Seperti diketahui, wilayah Kabupaten Brebes yang berada di perbatasan Provinsi Jawa Tengah dan
Provinsi Jawa Barat, dipastikan terdapat beberapa asimilasi budaya dari kedua daerah tersebut. Asimiliasi itu,
otomatis membentuk adat dan budaya tersendiri. Yang bisa merupakan gabungan dari dua budaya atau
bahkan budaya tersendiri, yang tumbuh dan berkembang secara mandiri.
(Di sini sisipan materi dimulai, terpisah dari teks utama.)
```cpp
constexpr int kMqMaxQ = 64;
constexpr int kMqMaxCond = 47;
constexpr int kMqTrueBit = 47;
constexpr int kMqMaxCarry = 4;
constexpr int kMqMaxPhys = 4;
constexpr int kMqMaxCaps = 4;
constexpr int kMqMaxSel = 8;
constexpr int kMqMaxAggs = 4;
constexpr int kMqTile = 16384;
constexpr int kMqPartThreads = 1024;
constexpr int kMqWalkThreads = 1024;
constexpr int kMqWindow = 4096;
constexpr int kMqMaxTiles = (16 << 20) / kMqTile;
constexpr int kMqMaxKpb = 1024;
constexpr int kMqMaxBuckets = 8192;
constexpr int mq_window(int nc) { return nc <= 0 ? 4096 : nc == 1 ? 3072 : nc <= 3 ? 2048 : 1536; }
constexpr int kMqStgWords = 320;
enum : int32_t { MQ_SEQ = 0, MQ_AGG = 1 };
enum : int32_t { MQ_SRC_KEY = 14, MQ_SRC_TS = 15 };

struct MqCond {
  TermList tl;
  int32_t slot[kMaxTerms];
};

struct MqQuery {
  int32_t kind;
  int32_t nwords;
  int64_t st_off;
  int32_t nstates, every;
  int64_t within;
  uint32_t stream_mask;
  uint32_t st_stream;
  uint64_t st_bit;
  uint64_t st_min, st_max;
  uint32_t tail_opt;
  int32_t ncap;
  int32_t cap_state[kMqMaxCaps], cap_last[kMqMaxCaps], cap_src[kMqMaxCaps];
  int32_t in_stream, filter_bit, nagg;
  int32_t agg_fn[kMqMaxAggs], agg_arg_type[kMqMaxAggs], agg_out_type[kMqMaxAggs], agg_src[kMqMaxAggs];
// ... 122 lines not shown
```

Measured before the change: 48.73 billion.

## Stagger early partition blocks, add full-tile column loader, batch hot-id lookups, drop unused ts slot

Adds a timed start delay for the first 256 partition blocks so they do not all hit HBM at once, enabled by default with an env-overridable value. Full tiles now use a loader with no per-element validity masks that also fetches the previous timestamp. Hot-id gathers are hoisted into one unrolled loop so the loads can be in flight together. On the host, the timestamp column is removed from the prefetch plan when no filter, key or window slot uses it, which saves one column load. The stagger adds deliberate idle time to some blocks and could cost throughput if the contention it targets is small.

```diff
diff --git a/flink-siddhi_amd/csrc/cf_kernels.hip b/flink-siddhi_amd/csrc/cf_kernels.hip
--- a/flink-siddhi_amd/csrc/cf_kernels.hip
+++ b/flink-siddhi_amd/csrc/cf_kernels.hip
@@ -80,6 +80,11 @@
   const int tid = threadIdx.x;
   const int64_t tile = xcd_tile(blockIdx.x, a.ntiles);
   if (TOL && a.gate && *(volatile const uint32_t*)a.gate != a.gate_seq) return;
+  if (a.stagger > 0 && blockIdx.x < kCfStaggerBlocks) {
+    const uint64_t t0 = __builtin_amdgcn_s_memtime();
+    const uint64_t d = (uint64_t)((blockIdx.x >> 3) & 31u) * (uint64_t)a.stagger;
+    while (__builtin_amdgcn_s_memtime() - t0 < d) __builtin_amdgcn_s_sleep(8);
+  }
   const PatternArgs& p = a.pat;
   const bool need_hwm = (ATL && (tile == 0 || tile == a.ntiles - 1)) || (TOL && a.hwm_wr);
   if (need_hwm) {
@@ -154,9 +159,12 @@
       if (bad) report_descent(a.rows, a.err);
     }
   }
+  const bool full = !FR && (tile + 1) * (int64_t)kCfTile <= a.rows.n;
   if (!FR && valid) {
     uint32_t sb[E];
-    cf_load_cols<E, NP>(a.rows, a.pref, a.ts_slot, row0, valid, tsv, sb, pv);
+    int64_t before_full = 0;
+    if (full) cf_load_cols_full<E, NP>(a.rows, a.pref, a.ts_slot, row0, tsv, sb, pv, &before_full);
+    else cf_load_cols<E, NP>(a.rows, a.pref, a.ts_slot, row0, valid, tsv, sb, pv);
     uint32_t is_a = 0, is_b = 0;
 #pragma unroll
     for (int e = 0; e < E; ++e) {
@@ -169,6 +177,8 @@
       int64_t before;
       if (ATL && r0 == 0) {
         before = (int64_t)(s_hwm ^ kHwmBias);
+      } else if (full) {
+        before = row0 > 0 ? before_full : batch_prev_ts(a.rows);
       } else {
         before = row0 > 0 ? a.rows.ts[row0 - 1] : batch_prev_ts(a.rows);
       }
@@ -222,6 +232,17 @@
 
   uint32_t packed[E];
   uint32_t lkey[E];
+  uint32_t hsv[E];
+#pragma unroll
+  for (int e = 0; e < E; ++e) hsv[e] = kNotHot;
+  if (!ATL && a.nhot) {
+#pragma unroll
+    for (int e = 0; e < E; ++e) {
+      const bool role = (((role_a | role_b | (TOL ? role_pb : 0u)) >> e) & 1u) != 0;
+      const int64_t kfield = shard_key((int64_t)fkey[e], p.key_stride, p.key_offset);
+      hsv[e] = a.hot_id[(role && kfield >= 0 && kfield < p.key_capacity) ? kfield : 0];
+    }
+  }
 #pragma unroll
   for (int e = 0; e < E; ++e) {
     packed[e] = 0xffffffffu;
@@ -241,7 +262,7 @@
     if (ATL) {
       if (role == kRolePB) bucket += (uint32_t)P;
     } else if (a.nhot) {
-      const uint32_t hs = a.hot_id[kfield];
+      const uint32_t hs = hsv[e];
       if (hs != kNotHot) {
         bucket = (uint32_t)P + hs;
         lkey[e] = hs;
diff --git a/flink-siddhi_amd/csrc/dev_common.h b/flink-siddhi_amd/csrc/dev_common.h
--- a/flink-siddhi_amd/csrc/dev_common.h
+++ b/flink-siddhi_amd/csrc/dev_common.h
@@ -233,6 +233,68 @@
     }
 }
 
+template <int E, int Q = kPref>
+__device__ __forceinline__ void cf_load_cols_full(const RowsArgs& rows, const PrefPlan& pref, int ts_slot,
+                                                  int64_t row0, uint64_t (&tsv)[E], uint32_t (&sb)[E],
+                                                  uint64_t (&pv)[Q][E], int64_t* before) {
+  const int64_t* tp = rows.ts + row0;
+  *before = rows.ts[row0 > 0 ? row0 - 1 : 0];
+#pragma unroll
+  for (int e = 0; e < E; ++e) tsv[e] = (uint64_t)tp[64 * e];
+  const uint8_t* sp = rows.stream ? rows.stream + row0 : (const uint8_t*)tp;
+  uint32_t sraw[E];
+#pragma unroll
+  for (int e = 0; e < E; ++e) sraw[e] = (uint32_t)sp[64 * e];
+  uint32_t lo[Q][E], hi[Q][E];
+#pragma unroll
+  for (int q = 0; q < Q; ++q) {
+    const int c = pref.col[q];
+    const int ty = rows.cols.t[c];
+    const void* base = rows.cols.p[c];
+    if (q < pref.n && q != ts_slot && (ty == T_LONG || ty == T_DOUBLE)) {
+      const uint64_t* b = (const uint64_t*)base + row0;
+#pragma unroll
+      for (int e = 0; e < E; ++e) {
+        const uint64_t x = b[64 * e];
+        lo[q][e] = (uint32_t)x;
+        hi[q][e] = (uint32_t)(x >> 32);
+      }
+    } else if (q < pref.n && q != ts_slot && ty == T_BOOL) {
+      const uint8_t* b = (const uint8_t*)base + row0;
+#pragma unroll
+      for (int e = 0; e < E; ++e) {
+        lo[q][e] = (uint32_t)b[64 * e];
+        hi[q][e] = 0;
+      }
+    } else if (q < pref.n && q != ts_slot) {
+      const uint32_t* b = (const uint32_t*)base + row0;
+#pragma unroll
+      for (int e = 0; e < E; ++e) {
+        lo[q][e] = b[64 * e];
+        hi[q][e] = 0;
+      }
+    } else {
+#pragma unroll
+      for (int e = 0; e < E; ++e) lo[q][e] = hi[q][e] = 0;
+    }
+  }
+#pragma unroll
+  for (int e = 0; e < E; ++e) sb[e] = rows.stream ? sraw[e] : (uint32_t)rows.input;
+#pragma unroll
+  for (int q = 0; q < Q; ++q) {
+    const int ty = rows.cols.t[pref.col[q]];
+    const bool wide = ty == T_LONG || ty == T_DOUBLE;
+    const bool sext = !wide && ty != T_BOOL && ty != T_FLOAT;
+    const bool isb = ty == T_BOOL;
+#pragma unroll
+    for (int e = 0; e < E; ++e) {
+      const uint32_t l = isb ? (lo[q][e] ? 1u : 0u) : lo[q][e];
+      const uint32_t h = sext ? (uint32_t)((int32_t)lo[q][e] >> 31) : hi[q][e];
+      pv[q][e] = q == ts_slot ? tsv[e] : (((uint64_t)h << 32) | l);
+    }
+  }
+}
+
 __device__ __forceinline__ uint32_t wave_incl_scan(uint32_t x) {
   x += (uint32_t)__builtin_amdgcn_update_dpp(0, (int)x, 0x111, 0xf, 0xf, false);
   x += (uint32_t)__builtin_amdgcn_update_dpp(0, (int)x, 0x112, 0xf, 0xf, false);
diff --git a/flink-siddhi_amd/csrc/engine.cpp b/flink-siddhi_amd/csrc/engine.cpp
--- a/flink-siddhi_amd/csrc/engine.cpp
+++ b/flink-siddhi_amd/csrc/engine.cpp
@@ -1268,6 +1268,34 @@
   return true;
 }
 
+void cf_drop_ts_slot(CfPartArgs* pa) {
+  const int ts = pa->ts_slot;
+  PrefPlan& pf = pa->pref;
+  if (ts < 0 || pa->in_recs || pf.n < 2 || pf.key_slot == ts) return;
+  const PatternArgs& p = pa->pat;
+  const int nf = p.f_prog >= 0 ? p.f_terms.n : 0, ng = p.g_raw_prog >= 0 ? p.g_terms.n : 0;
+  for (int i = 0; i < nf; ++i)
+    if (pf.f_slot[i] == ts) return;
+  for (int i = 0; i < ng; ++i)
+    if (pf.g_slot[i] == ts) return;
+  for (int w = 0; w < pa->cf.nw; ++w)
+    if (pa->cf.a_slot[w] == ts || pa->cf.b_slot[w] == ts) return;
+  auto down = [&](int32_t& s) {
+    if (s > ts) --s;
+  };
+  for (int i = ts; i + 1 < pf.n; ++i) pf.col[i] = pf.col[i + 1];
+  --pf.n;
+  for (int i = pf.n; i < kPref; ++i) pf.col[i] = pf.col[0];
+  for (int i = 0; i < nf; ++i) down(pf.f_slot[i]);
+  for (int i = 0; i < ng; ++i) down(pf.g_slot[i]);
+  for (int w = 0; w < 2; ++w) {
+    down(pa->cf.a_slot[w]);
+    down(pa->cf.b_slot[w]);
+  }
+  down(pf.key_slot);
+  pa->ts_slot = -1;
+}
+
 int run_pattern_cf(cep_app* a, PatternRT& rt, const Query& q, OutStream& o,
                    const RowsArgs& rows_all, const CfPlan& cf,
                    const uint64_t* in_recs = nullptr, int in_rec_words = 0, bool tol = false) {
@@ -1302,11 +1330,14 @@
     pa.pat = rt.pa;
     pa.pat.tolerant = tol ? 1 : 0;
     pa.cf = cf;
+    cf_drop_ts_slot(&pa);
     pa.chunk_base = (int64_t*)rt.chunk_base[b].p;
     pa.recs = (uint64_t*)rt.cf_recs[b].p;
     pa.tile_off = (uint16_t*)rt.cf_toff[b].p;
     pa.ntiles = (int32_t)ntiles;
     pa.err = (unsigned int*)a->err.p;
+    static const int stagger = std::getenv("CEP_CF_STAGGER") ? std::atoi(std::getenv("CEP_CF_STAGGER")) : 1280;
+    pa.stagger = ntiles >= 4 * kCfStaggerBlocks ? stagger : 0;
     pa.pool_cursor = overlap ? nullptr : (unsigned long long*)rt.pool_cur.p;
     if (overlap) hipMemsetAsync(rt.pool_cur.p, 0, 8, a->stream);
     if (a->stamps.p) pa.stamps = (uint64_t*)a->stamps.p + 4096 * 16;
diff --git a/flink-siddhi_amd/csrc/kernels.h b/flink-siddhi_amd/csrc/kernels.h
--- a/flink-siddhi_amd/csrc/kernels.h
+++ b/flink-siddhi_amd/csrc/kernels.h
@@ -266,7 +266,9 @@
   const unsigned long long* hwm_rd;
   unsigned long long* hwm_wr;
   unsigned long long* pool_cursor;
-};
+  int32_t stagger;
+};
+constexpr int kCfStaggerBlocks = 256;
 
 struct CfWalkArgs {
   PatternArgs pat;
```

Result: faster. 50.85 billion, median of 6 (+4.4%).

Hal-hal seperti inilah, yang harus dikembangkan, demi pembangun masyarakat. Yakni dengan
mengedepankan pokok-pokok pembangunan daerah. Terutama di bidang pengembangan ekonomi
masyarakat, pelestarian dan kemandirian masyarakat. Dengan dilestarikannya budaya dan adat istiadat
masyarakat itu sendiri, maka secara langsung atau tidak langsung akan turut mengembangkan ekonomi
masyarakatnya.
Kedua, dengan pengembangan itu, maka budaya dan adat istiadat yang ada itu dapat dipertahankan
terus menerus. Sehingga tidak akan punah dimakan zaman. Generasi muda yang tadinya tidak tahu, dengan
adanya pelestarian budaya dan adat istiadat ini, mereka menjadi tahu dan kemudian meneruskannya. Ketiga,
dengan pemahaman generasi-generasi yang ada, termasuk generasi muda, maka kemandirian budaya dan
adat istiadat di wilayahnya tersebut dapat berkembang sendiri, mandiri dan profesional.
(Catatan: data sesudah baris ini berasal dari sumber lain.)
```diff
diff --git a/pymodem_amd/csrc/pm_common.h b/pymodem_amd/csrc/pm_common.h
--- a/pymodem_amd/csrc/pm_common.h
+++ b/pymodem_amd/csrc/pm_common.h
@@ -136,6 +136,7 @@
 };
 int pm_lpf8_plan_create(pm_ctx *ctx, const double *h_taps, int ml, pm_lpf8_plan **out);
 void pm_lpf8_plan_destroy(pm_lpf8_plan *p);
+int pm_lpf8_plan_set_templates(pm_ctx *ctx, pm_lpf8_plan *q, const double *d_mark_i, const double *d_mark_q, const double *d_unit_i, const double *d_unit_q, int m);
 int pm_afsk_group_run_plan(pm_ctx *ctx, const int16_t *d_audio, int64_t n, const double *d_bpf, int mb, double *d_bpf_out, double x_bound,
                            const pm_afsk_sweep_desc *h_sweeps, int nsweeps, int64_t *h_tickets, const pm_bpf8_plan *plan,
                            const pm_lpf8_plan *const *lpf8 = nullptr, const pm_sweep_cells *cells = nullptr);
diff --git a/pymodem_amd/csrc/pm_pipe.hip b/pymodem_amd/csrc/pm_pipe.hip
--- a/pymodem_amd/csrc/pm_pipe.hip
+++ b/pymodem_amd/csrc/pm_pipe.hip
@@ -125,6 +125,7 @@
     bool closing = false;
     std::vector<std::thread> threads;
     std::atomic<int64_t> batches{0}, batch_recordings{0};
+    std::atomic<int64_t> mailed{0};
     double busy_slice_ms = 0, busy_host_ms = 0, t_origin = now_ms();
 };
 
@@ -317,6 +318,7 @@
             if (!p->nsweeps) break;
             std::vector<int64_t> unc(p->nsweeps);
             for (int s = 0; s < p->nsweeps; ++s) unc[s] = ((volatile int *)p->h_cells)[(size_t)r->cell * p->nsweeps + s];
+            for (int s = 0; s < p->nsweeps; ++s) p->mailed += std::max<int64_t>(unc[s], 0);
             for (int s = 0; s < p->nsweeps && !r->status; ++s) {
                 if (unc[s] <= 0) continue;
                 if (unc[s] <= kSweepCap) {
@@ -803,8 +805,8 @@
                 std::vector<double> h((size_t)w.ml);
                 if (hipMemcpy(h.data(), w.d_lpf, h.size() * sizeof(double), hipMemcpyDeviceToHost) != hipSuccess)
                     rc = pm_set_error(PM_ERR_HIP, "pm_pipe_create: reading the low-pass taps back failed");
-                else
-                    rc = pm_lpf8_plan_create(ctx, h.data(), w.ml, &p->lpf8[s]);
+                else if (!(rc = pm_lpf8_plan_create(ctx, h.data(), w.ml, &p->lpf8[s])))
+                    rc = pm_lpf8_plan_set_templates(ctx, p->lpf8[s], w.d_mark_i, w.d_mark_q, w.d_unit_i, w.d_unit_q, w.m);
             }
         }
         if (rc) break;
@@ -1091,6 +1093,13 @@
     return PM_OK;
 }
 
+int pm_pipe_undecided(pm_pipe *p, int64_t *h_mailed)
+{
+    PM_ARG(p != nullptr && h_mailed != nullptr);
+    *h_mailed = p->mailed.load();
+    return PM_OK;
+}
+
 pm_ctx *pm_pipe_side_ctx(pm_pipe *p, int worker)
 {
     return (p && worker >= 0 && worker < (int)p->side.size()) ? p->side[worker] : nullptr;
```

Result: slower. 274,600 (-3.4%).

Secara umum, budaya masyarakat Brebes berasal dari akar kebudayaan Jawa dan Sunda. Untuk
kebudayaan Sunda, tersebar di di enam kecamatan, yakni Kecamatan Salem, sebagian di Kecamatan
Bantarkawung, Larangan, Banjarharjo, Ketanggungan dan Losari. Di beberapa kecamatan yang berbatasan
dengan kebudayaan Sunda, terdapat banyak asimilasi budaya Sunda dan Jawa. Bahkan sebagian
penduduknya juga menggunakan dua bahasa, bahasa Sunda dan Jawa.
Sementara kecamatan-kecamatan yang lain, di luar enam kecamatan tersebut, berasal dari
kebudayaan Jawa. Meski kebudayaan Jawa yang ada di Kabupaten Brebes dan sekitarnya berbeda akar
budaya yang ada di keraton-keraton Jawa, seperti Surakarta dan Yogyakarta. Perbedaan-perbedaan itu
terjadi akibat asimilasi budaya serta faktor perkembangan zaman yang terjadi. Seperti dalam penggunaan
bahasa Jawa, untuk wilayah keraton masih sangat ketat menggunakan tata krama berbahasa Jawa.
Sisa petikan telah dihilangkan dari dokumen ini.